— Entries supplied —
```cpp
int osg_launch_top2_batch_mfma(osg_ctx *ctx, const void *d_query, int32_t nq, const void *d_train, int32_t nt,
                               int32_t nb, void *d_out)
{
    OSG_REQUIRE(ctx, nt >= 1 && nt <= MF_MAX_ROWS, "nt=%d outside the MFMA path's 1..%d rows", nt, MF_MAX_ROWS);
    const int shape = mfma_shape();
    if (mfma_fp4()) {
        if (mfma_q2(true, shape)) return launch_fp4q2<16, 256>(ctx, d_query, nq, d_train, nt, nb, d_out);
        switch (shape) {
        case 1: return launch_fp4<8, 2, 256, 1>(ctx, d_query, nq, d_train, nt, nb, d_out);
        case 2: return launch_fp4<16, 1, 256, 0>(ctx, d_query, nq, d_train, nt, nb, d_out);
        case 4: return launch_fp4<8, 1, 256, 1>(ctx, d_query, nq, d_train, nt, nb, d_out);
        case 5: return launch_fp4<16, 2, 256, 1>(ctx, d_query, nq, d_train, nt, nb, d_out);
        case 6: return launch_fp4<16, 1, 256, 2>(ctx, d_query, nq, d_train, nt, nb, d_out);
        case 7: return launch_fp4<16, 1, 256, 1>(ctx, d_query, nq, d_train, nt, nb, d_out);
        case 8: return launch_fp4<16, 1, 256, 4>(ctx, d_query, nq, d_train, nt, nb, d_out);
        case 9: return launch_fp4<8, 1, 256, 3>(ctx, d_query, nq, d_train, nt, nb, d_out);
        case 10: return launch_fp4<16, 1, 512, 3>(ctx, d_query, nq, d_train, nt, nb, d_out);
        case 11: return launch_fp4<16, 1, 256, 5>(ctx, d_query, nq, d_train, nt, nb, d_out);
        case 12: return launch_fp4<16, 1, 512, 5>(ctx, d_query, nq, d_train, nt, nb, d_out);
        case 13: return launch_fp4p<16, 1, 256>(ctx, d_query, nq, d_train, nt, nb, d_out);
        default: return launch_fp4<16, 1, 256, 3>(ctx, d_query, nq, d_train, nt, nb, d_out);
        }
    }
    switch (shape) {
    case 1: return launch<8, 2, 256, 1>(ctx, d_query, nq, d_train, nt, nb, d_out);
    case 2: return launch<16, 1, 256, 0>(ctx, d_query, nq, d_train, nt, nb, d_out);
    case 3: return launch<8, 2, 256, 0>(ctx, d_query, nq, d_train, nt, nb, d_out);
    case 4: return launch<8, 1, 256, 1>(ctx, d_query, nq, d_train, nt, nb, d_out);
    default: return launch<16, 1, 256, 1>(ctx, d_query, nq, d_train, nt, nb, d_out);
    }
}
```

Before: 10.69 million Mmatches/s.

— Problem statement —
Write the entries out again in full, exactly as they appear above.

— Exercise response —
```cpp
int osg_launch_top2_batch_mfma(osg_ctx *ctx, const void *d_query, int32_t nq, const void *d_train, int32_t nt,
                               int32_t nb, void *d_out)
{
    OSG_REQUIRE(ctx, nt >= 1 && nt <= MF_MAX_ROWS, "nt=%d outside the MFMA path's 1..%d rows", nt, MF_MAX_ROWS);
    const int shape = mfma_shape();
    if (mfma_fp4()) {
        if (mfma_q2(true, shape)) return launch_fp4q2<16, 256>(ctx, d_query, nq, d_train, nt, nb, d_out);
        switch (shape) {
        case 1: return launch_fp4<8, 2, 256, 1>(ctx, d_query, nq, d_train, nt, nb, d_out);
        case 2: return launch_fp4<16, 1, 256, 0>(ctx, d_query, nq, d_train, nt, nb, d_out);
        case 4: return launch_fp4<8, 1, 256, 1>(ctx, d_query, nq, d_train, nt, nb, d_out);
        case 5: return launch_fp4<16, 2, 256, 1>(ctx, d_query, nq, d_train, nt, nb, d_out);
        case 6: return launch_fp4<16, 1, 256, 2>(ctx, d_query, nq, d_train, nt, nb, d_out);
        case 7: return launch_fp4<16, 1, 256, 1>(ctx, d_query, nq, d_train, nt, nb, d_out);
        case 8: return launch_fp4<16, 1, 256, 4>(ctx, d_query, nq, d_train, nt, nb, d_out);
        case 9: return launch_fp4<8, 1, 256, 3>(ctx, d_query, nq, d_train, nt, nb, d_out);
        case 10: return launch_fp4<16, 1, 512, 3>(ctx, d_query, nq, d_train, nt, nb, d_out);
        case 11: return launch_fp4<16, 1, 256, 5>(ctx, d_query, nq, d_train, nt, nb, d_out);
        case 12: return launch_fp4<16, 1, 512, 5>(ctx, d_query, nq, d_train, nt, nb, d_out);
        case 13: return launch_fp4p<16, 1, 256>(ctx, d_query, nq, d_train, nt, nb, d_out);
        default: return launch_fp4<16, 1, 256, 3>(ctx, d_query, nq, d_train, nt, nb, d_out);
        }
    }
    switch (shape) {
    case 1: return launch<8, 2, 256, 1>(ctx, d_query, nq, d_train, nt, nb, d_out);
    case 2: return launch<16, 1, 256, 0>(ctx, d_query, nq, d_train, nt, nb, d_out);
    case 3: return launch<8, 2, 256, 0>(ctx, d_query, nq, d_train, nt, nb, d_out);
    case 4: return launch<8, 1, 256, 1>(ctx, d_query, nq, d_train, nt, nb, d_out);
    default: return launch<16, 1, 256, 1>(ctx, d_query, nq, d_train, nt, nb, d_out);
    }
}
```

Before: 10.69 million Mmatches/s.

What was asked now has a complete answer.